200 people party in “Plan B” : The first club nightlife in Bonn after 503 days

Thanks to air filtration systems and thermal imaging cameras, 200 mostly young people were able to enjoy the nightlife together for the first time following the lockdown. They met up in Bonn's "Plan B" on Friday night, with a strict hygiene protocol in place. For some of them, it was the first time out out in a club atmosphere.

Thomas Hoffmann attaches great importance to the fact that his establishment on Theaterstraße is not a discotheque, but rather a "rent and event location". For a year and a half, the property owner had not been able to operate his business. Like so many in his industry, Covid hit him hard, but now he is allowed to reopen. He was expecting a manageable number of people on Friday evening. Even so, it could certainly be considered Bonn's first club event following the lockdown. Around 200 people had registered for the event in advance.

As initiator and organizer, the event planning company "Vision 53" was finally able to do its thing again. It hosted the event in conjunction with "Beats Nation", which focuses on club events with a predominantly young target audience. Together, they sought to ensure a smooth and above all, Covid-compliant event after 503 days of quiet. The organizers wanted to keep the event from becoming a FFP2 masked ball or a superspreader event, so personalized tickets were issued and negative corona tests required.

Event organizers remained relaxed

As the final preparations for the event got underway at 6 p.m., the mood among the organizers was remarkably relaxed. Admission was due to start in an hour, but there was not a trace of tension to be detected among "Beats Nation" founder Puya Heidarian and his staff. "We have been organizing events in the Bonn area for five years. Even if the circumstances are somewhat different now, something like this is ultimately like riding a bike. You don't forget how to do that," said Heidarian. In view of the recent slight increase in incidence values again, however, it was still too early for him to be euphoric. "I am very pleased that we can hold the event today in compliance with the current corona protection ordinance," he says. But Heidarian could not say whether it would be "morally acceptable" to hold such events in the near future. "Today, however, we are doing everything we can to ensure the safety of our guests."

Three large air filter systems provide fresh air

Earlier, Hoffmann had made a big investment to ensure safety for the guests. Three large air filtration systems were distributed over the almost 200 square meters of “Plan B”. "99.9 percent clean air comes out of there," explained Hoffmann, whose real mainstay is music. At 6:45 p.m., the thermal imaging camera was ready at the front door; it would become a small attraction in the course of the evening. It was there to measure body temperatures on the basis of facial scans and to raise an alarm in case body heat became too high.
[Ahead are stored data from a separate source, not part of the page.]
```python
def needs_build() -> bool:
    if not os.path.exists(LIB_PATH):
        return True
    t = os.path.getmtime(LIB_PATH)
    deps = [os.path.join(CSRC, f) for f in sorted(os.listdir(CSRC)) if f.endswith((".h", ".hip"))]
    deps += [os.path.join(os.path.dirname(PKG_DIR), "include", h) for h in PUBLIC_HEADERS]
    return any(os.path.getmtime(d) > t for d in deps)


def build(force: bool = False, verbose: bool = False, extra_flags=()) -> str:
    if not force and not needs_build():
        return LIB_PATH
    cmd = [hipcc_path(), *HIPCC_FLAGS, *extra_flags, "-o", LIB_PATH] + [os.path.join(CSRC, s) for s in SOURCES]
    if verbose:
        print(" ".join(cmd), flush=True)
    subprocess.check_call(cmd, cwd=CSRC)
    import hashlib
    import json
    h = hashlib.sha256()
    root = os.path.dirname(PKG_DIR)
    files = sorted(os.path.join(CSRC, f) for f in os.listdir(CSRC) if f.endswith((".h", ".hip"))) + [os.path.join(root, "include", h) for h in PUBLIC_HEADERS]
    for f in files:
        h.update(os.path.relpath(f, root).encode())
        h.update(open(f, "rb").read())
# ... 7 lines not shown
```

reinforcementlearning4meshgeneration_amd/csrc/meshenv_fused.h:

```cpp
#pragma once

#include "meshenv_actor.h"
#include "meshenv_kernels.h"

namespace meshenv {

struct GroupActorArgs {
    GroupArgs g;
    ActorWeights W;
    float *actions_next;
    float *eps_out;
    unsigned long long seed, counter;
    int sample;
    int pad;
};

__host__ __device__ __forceinline__ size_t group_actor_lds_bytes(int cap)
{
    return group_lds_bytes(cap, 16) + sizeof(float) * kActorLdsFloats;
}

template <bool kDefaultParams, bool kSmall = false>
__global__ void __launch_bounds__(64 * 16)
k_step_group_actor(GroupActorArgs A)
{
    extern __shared__ double2 smem[];
    float *lds = (float *)((char *)smem + group_lds_bytes(A.g.cap, 16));
    step_group_body<16, kDefaultParams, false, kSmall>(A.g, lds);
    ActorHead hd;
    actor_request_weights(hd, A.W, threadIdx.x, true);
    __syncthreads();
    actor_forward_tile(A.W, hd, A.g.S.n_envs, blockIdx.x * kActEnvs, nullptr, nullptr, A.actions_next, A.sample, A.seed, A.counter,
                       A.eps_out, lds, threadIdx.x, 64 * 16);
}

}
```

reinforcementlearning4meshgeneration_amd/csrc/meshenv_hip.hip:

```cpp
#include "../../include/meshenv.h"
#include "../../include/meshenv_optim.h"
#include "../../include/meshenv_td3_actor_grad.h"
#include "../../include/meshenv_ppo_grad.h"
#include "../../include/meshenv_rollout.h"

#include <hip/hip_runtime.h>
#include <link.h>

#include <cmath>
#include <cstdio>
#include <cstdlib>
#include <cstring>
#include <mutex>
#include <string>
#include <vector>

#include "meshenv_actor.h"
#include "meshenv_domgen.h"
#include "meshenv_kernels.h"
#include "meshenv_quality.h"
#include "meshenv_smooth.h"
#include "meshenv_samples.h"
#include "meshenv_fused.h"
#include "meshenv_policy.h"
// ... 403 lines not shown
    constexpr int kLdsCap = 160 * 1024;
    if (lds > 64 * 1024) {
        CREATE_HIP(hipFuncSetAttribute((const void *)k_step<false, false>, hipFuncAttributeMaxDynamicSharedMemorySize, kLdsCap));
        CREATE_HIP(hipFuncSetAttribute((const void *)k_step<true, false>, hipFuncAttributeMaxDynamicSharedMemorySize, kLdsCap));
        CREATE_HIP(hipFuncSetAttribute((const void *)k_step<false, true>, hipFuncAttributeMaxDynamicSharedMemorySize, kLdsCap));
        CREATE_HIP(hipFuncSetAttribute((const void *)k_step<true, true>, hipFuncAttributeMaxDynamicSharedMemorySize, kLdsCap));
        CREATE_HIP(hipFuncSetAttribute((const void *)k_step<false, false, true>, hipFuncAttributeMaxDynamicSharedMemorySize, kLdsCap));
        CREATE_HIP(hipFuncSetAttribute((const void *)k_step<true, false, true>, hipFuncAttributeMaxDynamicSharedMemorySize, kLdsCap));
        CREATE_HIP(hipFuncSetAttribute((const void *)k_step<false, true, true>, hipFuncAttributeMaxDynamicSharedMemorySize, kLdsCap));
        CREATE_HIP(hipFuncSetAttribute((const void *)k_step<true, true, true>, hipFuncAttributeMaxDynamicSharedMemorySize, kLdsCap));
        CREATE_HIP(hipFuncSetAttribute((const void *)k_step<false, true, false, false, true>, hipFuncAttributeMaxDynamicSharedMemorySize, kLdsCap));
        CREATE_HIP(hipFuncSetAttribute((const void *)k_reset, hipFuncAttributeMaxDynamicSharedMemorySize, kLdsCap));
        CREATE_HIP(hipFuncSetAttribute((const void *)k_init_domains, hipFuncAttributeMaxDynamicSharedMemorySize, kLdsCap));
    }
    CREATE_HIP(upload_atan_state());

    {
        int n_cu = 256;
        CREATE_HIP(hipDeviceGetAttribute(&n_cu, hipDeviceAttributeMultiprocessorCount, device));
        if (n_cu <= 0) n_cu = 256;
        h->n_cu = n_cu;
        int G = 1;
        const char *force = getenv("MESHENV_GROUP");
        int want = 1;
        if (force) want = atoi(force);
        else if (n_envs <= n_cu * 16) {
            int g = 1;
            while (g * 2 <= n_envs / n_cu && g * 2 <= 16) g *= 2;
            want = g >= 8 ? g : 1;
        }
        for (int g : {16, 8})
            if (g <= want && group_lds_bytes(cap, g) <= 150 * 1024) { G = g; break; }
        if (!force && (G < 8 || n_envs > n_cu * G)) G = 1;
        if (G == 1 && want == 16 && n_envs <= n_cu * 16 && group_lds_bytes(cap, 16) > 150 * 1024) {
            std::vector<int2> pack((size_t)n_envs);
            size_t worst = 0;
            for (int w0 = 0; w0 < n_envs; w0 += 16) {
                size_t off = 0;
                for (int e = w0; e < w0 + 16 && e < n_envs; e++) {
                    const int d = env_domain_host[e];
                    const int n0 = dom_offsets_host[d + 1] - dom_offsets_host[d];
                    const int cap_e = (n0 + 15) / 16 * 16;
                    pack[(size_t)e] = make_int2((int)off, cap_e);
                    off += lds_bytes_for(cap_e);
                }
                worst = off > worst ? off : worst;
            }
            worst = (worst + 31) / 32 * 32;
            if (worst + 16 * sizeof(Handoff) <= (size_t)kLdsCap) {
                G = 16;
                h->env_lds_host.swap(pack);
                h->ho_off = (int)worst;
            }
        }
        MeshEnvParams def;
        meshenv_default_params(&def);
        h->default_params = prm.radius == def.radius && prm.max_ref_angle == def.max_ref_angle && prm.key_lambda == def.key_lambda &&
                            prm.min_degree == def.min_degree && prm.max_degree == def.max_degree &&
                            prm.same_point_eps == def.same_point_eps && prm.ray_length == def.ray_length;
        if (!h->default_params) G = 1;
        if (!h->default_params) h->env_lds_host.clear();
        h->group = G;
        h->group_lds = h->env_lds_host.empty() ? group_lds_bytes(cap, G) : (size_t)h->ho_off + 16 * sizeof(Handoff);
        {
            const char *lz = getenv("MESHENV_LAZY");
            const bool lazy = lz ? atoi(lz) != 0 : n_envs >= 8192;
            const char *lt = getenv("MESHENV_LIGHT");
// ... 718 lines not shown
    }
    return MESHENV_OK;
}

static int launch_step(MeshEnv *h, int n_steps, const float *actions_dev, float *obs_dev, double *reward_dev,
                       uint8_t *done_dev, uint8_t *complete_dev, float *terminal_obs_dev, int auto_reset)
{
    if (!h) return MESHENV_E_ARG;
    if (!actions_dev || !obs_dev || !reward_dev || !done_dev || !complete_dev) return fail_arg(h, "meshenv_step: null device pointer");
    if (n_steps <= 0) return fail_arg(h, "meshenv_rollout: n_steps must be positive");
    if (n_steps > 1 && h->reselect_pending) {
        h->err = "meshenv_rollout: the first step after meshenv_smooth must be a meshenv_step (it commits the re-selection "
                 "the candidate rebuild parked, include/meshenv.h)";
        return MESHENV_E_STATE;
    }
    MESHENV_ON_DEVICE(h);
    const size_t slot = (size_t)(h->ev_count % MESHENV_TIMING_POOL);
    const long long pos = h->timing > 0 ? (h->launch_count++ % (2LL * h->timing)) : -1;
    if (pos == 0) HIP_TRY(h, hipEventRecord(h->ev[2 * slot], h->stream));
    if (n_steps == 1 && h->group > 1 && !h->front_moved) {
        const int G = h->group;
        const dim3 grid((h->n_envs + G - 1) / G), block(64 * G);
        GroupArgs A;
        A.S = h->S;
        A.outs.obs_out = obs_dev; A.outs.reward = reward_dev; A.outs.done = done_dev; A.outs.complete = complete_dev;
        A.outs.term_obs = terminal_obs_dev;
        A.actions = actions_dev;
        A.step0 = (unsigned long long)h->steps_done;
        A.cap = h->cap;
        A.auto_reset = auto_reset;
        A.env_lds = h->env_lds;
        A.ho_off = h->ho_off;
        A.pad = 0;
        if (h->env_lds) hipLaunchKernelGGL((k_step_group<16, true, true>), grid, block, h->group_lds, h->stream, A);
        else if (h->cap <= 64 && G == 16) hipLaunchKernelGGL((k_step_group<16, true, false, true>), grid, block, h->group_lds, h->stream, A);
        else if (h->cap <= 64) hipLaunchKernelGGL((k_step_group<8, true, false, true>), grid, block, h->group_lds, h->stream, A);
        else if (G == 16) hipLaunchKernelGGL((k_step_group<16, true>), grid, block, h->group_lds, h->stream, A);
        else hipLaunchKernelGGL((k_step_group<8, true>), grid, block, h->group_lds, h->stream, A);
    } else {
        const dim3 grid(h->n_envs), block(64);
#define MESHENV_LAUNCH_STEP(MULTI, DEF)                                                                                      \
    do {                                                                                                                     \
        KStepArgs ka;                                                                                                        \
        ka.S = h->S; ka.cap = h->cap; ka.n_steps = n_steps; ka.actions = actions_dev; ka.obs_out = obs_dev;                  \
        ka.reward = reward_dev; ka.done = done_dev; ka.complete = complete_dev; ka.term_obs = terminal_obs_dev;              \
        ka.auto_reset = auto_reset; ka.step0 = (unsigned long long)h->steps_done;                                            \
        if (h->front_moved) hipLaunchKernelGGL((k_step<MULTI, DEF, true>), grid, block, h->lds, h->stream, ka);              \
        else if (DEF && !MULTI && (h->stage_bits & 2) && h->cap <= 64)                                                       \
            hipLaunchKernelGGL((k_step<false, DEF, false, DEF, DEF>), grid, block, h->lds, h->stream, ka);                   \
        else if (DEF && !MULTI && (h->stage_bits & 2))                                                                       \
            hipLaunchKernelGGL((k_step<false, DEF, false, false, DEF>), grid, block, h->lds, h->stream, ka);                 \
        else if (DEF && h->cap <= 64) hipLaunchKernelGGL((k_step<MULTI, DEF, false, DEF>), grid, block, h->lds, h->stream, ka); \
        else hipLaunchKernelGGL((k_step<MULTI, DEF>), grid, block, h->lds, h->stream, ka);                                   \
    } while (0)
        if (n_steps == 1) {
            auto_reset = (auto_reset ? 1 : 0) | h->stage_bits;
            if (h->default_params) MESHENV_LAUNCH_STEP(false, true);
            else MESHENV_LAUNCH_STEP(false, false);
        } else {
            if (h->default_params) MESHENV_LAUNCH_STEP(true, true);
            else MESHENV_LAUNCH_STEP(true, false);
        }
#undef MESHENV_LAUNCH_STEP
    }
    HIP_TRY(h, hipGetLastError());
    if (h->reselect_pending) {
        hipLaunchKernelGGL(k_apply_reselect, dim3(h->n_envs), dim3(64), 0, h->stream, h->S, h->pend, h->pend_obs, obs_dev);
        HIP_TRY(h, hipGetLastError());
        h->reselect_pending = false;
    }
    h->steps_done += (uint64_t)n_steps;
// ... 482 lines not shown
        h->err = "meshenv_step_actor: env and actor must be on the same device and stream (meshenv_set_stream / meshenv_actor_set_stream)";
        return MESHENV_E_STATE;
    }
    const bool fusable = h->group == 16 && h->default_params && !h->front_moved && !h->env_lds &&
                         h->timing == 0 && !h->reselect_pending && group_actor_lds_bytes(h->cap) <= 160 * 1024;
    if (!fusable) {
        const int rc = launch_step(h, 1, actions_dev, obs_dev, reward_dev, done_dev, complete_dev, terminal_obs_dev, auto_reset);
        if (rc != MESHENV_OK) return rc;
        const int ra = actor_launch(a, "meshenv_step_actor", h->n_envs, obs_dev, nullptr, actions_next_dev, sample, seed, counter,
                                    eps_out_dev);
        if (ra != MESHENV_OK) h->err = a->err;
        return ra;
    }
    MESHENV_ON_DEVICE(h);
    if (!h->fused_ready) {
        HIP_TRY(h, hipFuncSetAttribute((const void *)k_step_group_actor<true>, hipFuncAttributeMaxDynamicSharedMemorySize, 160 * 1024));
        HIP_TRY(h, hipFuncSetAttribute((const void *)k_step_group_actor<true, true>, hipFuncAttributeMaxDynamicSharedMemorySize, 160 * 1024));
        h->fused_ready = true;
    }
    GroupActorArgs GA;
    GA.g.S = h->S;
    GA.g.outs.obs_out = obs_dev; GA.g.outs.reward = reward_dev; GA.g.outs.done = done_dev; GA.g.outs.complete = complete_dev;
    GA.g.outs.term_obs = terminal_obs_dev;
    GA.g.actions = actions_dev;
    GA.g.step0 = (unsigned long long)h->steps_done;
    GA.g.cap = h->cap;
    GA.g.env_lds = nullptr; GA.g.ho_off = 0; GA.g.pad = 0;
    GA.g.auto_reset = auto_reset;
    GA.W = a->W;
    GA.actions_next = actions_next_dev;
    GA.eps_out = eps_out_dev;
    GA.seed = seed; GA.counter = counter;
    GA.sample = sample ? 1 : 0; GA.pad = 0;
    if (h->cap <= 64) hipLaunchKernelGGL((k_step_group_actor<true, true>), dim3((h->n_envs + 15) / 16), dim3(64 * 16), group_actor_lds_bytes(h->cap), h->stream, GA);
    else hipLaunchKernelGGL((k_step_group_actor<true>), dim3((h->n_envs + 15) / 16), dim3(64 * 16), group_actor_lds_bytes(h->cap), h->stream, GA);
    HIP_TRY(h, hipGetLastError());
    h->steps_done += 1;
    return MESHENV_OK;
}

int meshenv_extract_samples(MeshEnv *h, int which, const uint8_t *mask_dev, int n_neighbor, int n_radius, double radius, int index,
                            double quality_threshold, int64_t *count_dev, uint8_t *status_dev, const int64_t *offsets_dev,
                            double *samples_dev, double *outputs_dev, double *types_dev)
{
    if (!h || (which != 0 && which != 1) || !count_dev || !status_dev) return MESHENV_E_ARG;
    if (n_neighbor < 1 || n_neighbor > kSampMaxNeighbor || n_radius < 1 || n_radius > kSampMaxRadius || !(radius > 0) ||
        (index != 1 && index != 5))
        return fail_arg(h, "meshenv_extract_samples: n_neighbor in 1..3, n_radius in 1..4, radius > 0 and index 1 or 5 (the values of the reference's callers) are supported");
    if (offsets_dev && (!samples_dev || !outputs_dev || !types_dev))
        return fail_arg(h, "meshenv_extract_samples: offsets_dev given without the three output arrays");
    const int log_cap = h->S.prm.log_cap;
    if (log_cap <= 0) {
        h->err = "meshenv_extract_samples: handle was created with log_capacity = 0 (the mesh graph is rebuilt from the element log)";
        return MESHENV_E_STATE;
    }
    const size_t lds = samples_lds_bytes(h->cap, log_cap);
    if (lds > 160 * 1024 || h->cap + log_cap > 65535)
        return fail_arg(h, "meshenv_extract_samples: ring stride + log_capacity too large for the kernel's LDS (49 B per vertex)");
    MESHENV_ON_DEVICE(h);
    int rc = ensure_libm_tables(h);
    if (rc != MESHENV_OK) return rc;
    if (!h->samples_ready) {
        HIP_TRY(h, hipFuncSetAttribute((const void *)k_extract_samples<false>, hipFuncAttributeMaxDynamicSharedMemorySize, 160 * 1024));
        HIP_TRY(h, hipFuncSetAttribute((const void *)k_extract_samples<true>, hipFuncAttributeMaxDynamicSharedMemorySize, 160 * 1024));
        h->samples_ready = true;
    }
    SampleParams P;
    P.n_neighbor = n_neighbor; P.n_radius = n_radius; P.index = index; P.radius = radius; P.quality_threshold = quality_threshold;
// ... 1417 lines not shown
```

reinforcementlearning4meshgeneration_amd/csrc/meshenv_kernels.h:

```cpp
#pragma once

#include "meshenv_geom.h"
#include "meshenv_libm.h"
#include "meshenv_state.h"

namespace meshenv {

constexpr int kStNoReference = 1;
constexpr int kStLogOverflow = 2;
constexpr int kStRm1Bad = 4, kStRp1Bad = 8;
constexpr int kNvMeta = 8;
constexpr int kStLogHalf = 16;

#ifdef MESHENV_STAMPS
#define MESHENV_STAMP(c, k) do { if ((c).lane == 0) (c).sc->stamps[k] = __builtin_amdgcn_s_memrealtime(); } while (0)
#else
#define MESHENV_STAMP(c, k) do { } while (0)
#endif

struct Scratch {
    double2 q[4];
    double ang[4];
    double tmp[16];
    double tmp2[8];
    float robs[18];
    int ipad[2];
    unsigned long long red[6];
#ifdef MESHENV_STAMPS
    unsigned long long stamps[16];
#endif
};

struct Ctx {
    double2 *xy;
    double *key;
    int32_t *stamp;
    int32_t *id;
    double *ang_ord;
    int32_t *list;
    Scratch *sc;
    int lane, env;
    size_t base;
    int n, ref, n_elem, failed, n_new, counter, status, dom;
    double bl, area, ct, st;
    bool ring_dirty;
    bool tie = false;
    float obs;
};

__device__ __forceinline__ P2 ldp(const Ctx &c, int i)
{
    const double2 v = c.xy[i];
    return mkp(v.x, v.y);
}

__device__ __forceinline__ void wave_sync()
{
    __builtin_amdgcn_fence(__ATOMIC_ACQ_REL, "wavefront");
    __builtin_amdgcn_wave_barrier();
}
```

Shortly before 7 p.m., a few good-humored young ladies were already waiting in front of the entrance to be admitted. When one of them asked if they could go in earlier to visit the ladies room, the bouncers who had arrived shortly before remained firm. For organizational reasons, they had to adhere to the exact timing of the event. Inside, the disco balls were already glowing and the air conditioning was working at full blast. “Vision 53” managing director Louis Deffor did a sound check together with DJ Vedi.

Drink tokens to prevent queues at the bar

The first young partygoers entered the club shortly after seven. At the cash register, “Beats Nation” employees Franka von Doorn and Inga Jansen scanned the QR codes presented to verify the negative tests. At the same time, they handed out the "Plan B Dollars" so people could pay for their drinks in advance. "In this way, we ensure that payment at the counter is faster and that no crowded queues form," said Heidarian.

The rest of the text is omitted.